WHAT THIS TASK INVOLVES:
Check every line of the material below for the string "include", and return the ones that have it.

LISTED RECORDS:
===
# NilanEkanayake/TiTok-Video

Measured on AMD Instinct MI355X. Metric: video clips/sec encode+decode (whole node), higher is better.
Workload: dtype bf16

## Files before the change

### include/titok_hip.h

```cpp
#ifndef TITOK_HIP_H
#define TITOK_HIP_H

#include <stdint.h>

#ifdef __cplusplus
extern "C" {
#endif

#define TTV_OK 0
#define TTV_ERR_INVALID 1
#define TTV_ERR_LAUNCH 2
#define TTV_ERR_UNSUPPORTED 3

#define TTV_BF16 0
#define TTV_F32 1

#define TTV_ENCODER 0
#define TTV_DECODER 1

#define TTV_MAX_FSQ 8
#define TTV_MAX_TOKEN 64
#define TTV_MAX_CLIPS_PER_LAUNCH 64

const char* ttv_error_string(void);
// ... 18 lines not shown
int64_t ttv_vq_workspace_bytes(int rows);
int ttv_vq_l2_argmin(const void* z, int dtype, int ldz, const void* codebook, int ldc, const float* cnorm, int rows, int N, int C,
                     int32_t* indices, float* best_dist, void* workspace, int64_t workspace_bytes, void* stream);
int ttv_vq_lookup(const void* codebook, int dtype, int ldc, const int32_t* indices, int rows, int C, void* codes, int ldo, void* stream);
int ttv_vq_lookup_backward(const void* dcodes, int dtype, int ld, const int32_t* indices, int rows, int C, float* dcodebook, int ldc, void* stream);

int ttv_quant_rows_fp8(const void* in, int dtype, int ld_in, const float* gain, float eps, void* out, int ld_out, float* scales, int rows,
                       int width, void* stream);
int ttv_linear_fp8(const void* xq, int ldx, const float* x_scale, const void* wq, int ldw, const float* w_scale, void* y, int ldy, int M, int N,
                   int K, int epilogue, const float* rope_cs, int d_model, int gqa_dim, void* stream);

int ttv_split3_pack(const float* w, int ldw, void* out, int ldo, int rows, int K, void* stream);
int ttv_linear_split3(const float* x, int ldx, const void* w_image, int ldw, const float* bias, float* y, int ldy, int M, int N, int K, void* stream);

int64_t ttv_mx_scale_bytes_per_row(int width);
int ttv_quant_mx_fp8(const void* in, int dtype, int ld_in, void* out, int ld_out, void* mx, float* row_scales, int rows, int width, void* stream);
int ttv_linear_fp8_mx(const void* xq, int ldx, const void* x_mx, const float* x_row_scale, const void* wq, int ldw, const void* w_mx,
                      const float* w_row_scale, void* y, int ldy, int M, int N, int K, int epilogue, const float* rope_cs, int d_model,
                      int gqa_dim, const void* resid, int ldr, float alpha, void* stream);


int ttv_rmsnorm(const void* in, int in_dtype, int ld_in, const int32_t* src_rows, void* out, int out_dtype, int ld_out,
                const int32_t* dst_rows, const float* gain, int rows, int width, float eps, void* stream);

int ttv_rope_apply(void* x, int dtype, int ld, int rows, int heads, const float* rope_cs, void* stream);

int ttv_linear(const void* x, int ldx, const void* w, int ldw, const void* bias, const float* add_scalar, void* y, int ldy,
               int M, int N, int K, int dtype, void* stream);

int ttv_linear_qkv_rope(const void* x, int ldx, const void* w, int ldw, void* y, int ldy, int M, int d_model, int gqa_dim,
                        const float* rope_cs, int dtype, void* stream);
int ttv_linear_geglu(const void* x, int ldx, const void* w, int ldw, void* y, int ldy, int M, int I, int K, int dtype,
                     void* stream);
int ttv_linear_residual(const void* x, int ldx, const void* w, int ldw, const void* resid, int ldr, float alpha, void* y,
                        int ldy, int y_f32, int M, int N, int K, int dtype, void* stream);

int ttv_linear_residual_norm(const void* x, int ldx, const void* w, int ldw, const void* resid, int ldr, float alpha,
                             const float* gain, float eps, void* y, int ldy, int M, int N, int K, int dtype, void* stream);

int64_t ttv_mlp_pack_bytes(int inner, int next_qkv_rows);
int ttv_mlp_pack(const void* w12_folded, const void* w3, const void* out_proj, const void* next_qkv_folded, int next_qkv_rows, int inner,
                 int width, int dtype, void* mlp_packed, void* stream);
int ttv_mlp_fused(const void* x, int ldx, const void* mlp_packed, int inner, void* y, int ldy, const float* post_gain, float alpha,
                  float eps, int M, int width, int dtype, void* stream);
typedef struct ttv_next_qkv {
  void* qkv; int32_t ld;
  const float* rope_cs;
  int32_t rows;
  int32_t rope_q_end, rope_k_begin, rope_k_end;
} ttv_next_qkv;
int ttv_layer_tail_fused(const void* ao, int ldao, const float* attn_post_gain, float attn_alpha, const void* x, int ldx,
                         const void* mlp_packed, int inner, void* y, int ldy, const float* ffd_post_gain, float ffd_alpha, float eps,
                         int M, int width, int dtype, const ttv_next_qkv* next, void* stream);

int ttv_fill_const_rows(void* x, int dtype, int ld, const int32_t* rows_map, int rows, int width, const float* mask_token,
                        const float* gain, float eps, void* stream);
int ttv_decoder_embed(const void* codes, int token_size, const void* w, const void* bias, const float* mask_token, const float* gain,
                      void* x, int dtype, int ld, const int32_t* rows_map, int rows, int width, float eps, void* stream);

#define TTV_ATTN_GATE 1
#define TTV_ATTN_PAIRED 2
#define TTV_ATTN_QSCALED 4
#define TTV_ATTN_ALLFULL 8
#define TTV_ATTN_PIPE 16
#define TTV_ATTN_SPLIT3 32
#define TTV_ATTN_SPLIT_OUT 64
#define TTV_ATTN_SPLIT_IN 128
int ttv_attention(const void* qkvg, int ld, void* out, int ldo, const int32_t* cu_seqlens, const int32_t* qblocks,
                  int n_qblocks, int q_heads, int kv_heads, int head_dim, int flags, int dtype, void* stream);
int ttv_attention64(const void* qkvg, int ld, void* out, int ldo, const int32_t* cu_seqlens, const int32_t* items, int n_items,
                    int q_heads, int kv_heads, int head_dim, int flags, int dtype, void* stream);

int ttv_patch_gather(const void* const* clips, const int32_t* clip_desc, int clip0, int n_clips, int patch_t, int patch_h,
                     int patch_w, int channels, void* patches, int ld, int dtype, int max_patches_per_clip, void* stream);
int ttv_patch_scatter(const void* patches, int ld, const int32_t* clip_desc, int clip0, int n_clips, int patch_t, int patch_h,
                      int patch_w, int channels, void* const* clips, int dtype, int max_patches_per_clip, void* stream);
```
===
EXERCISE SOLUTION:
### include/titok_hip.h
#include <stdint.h>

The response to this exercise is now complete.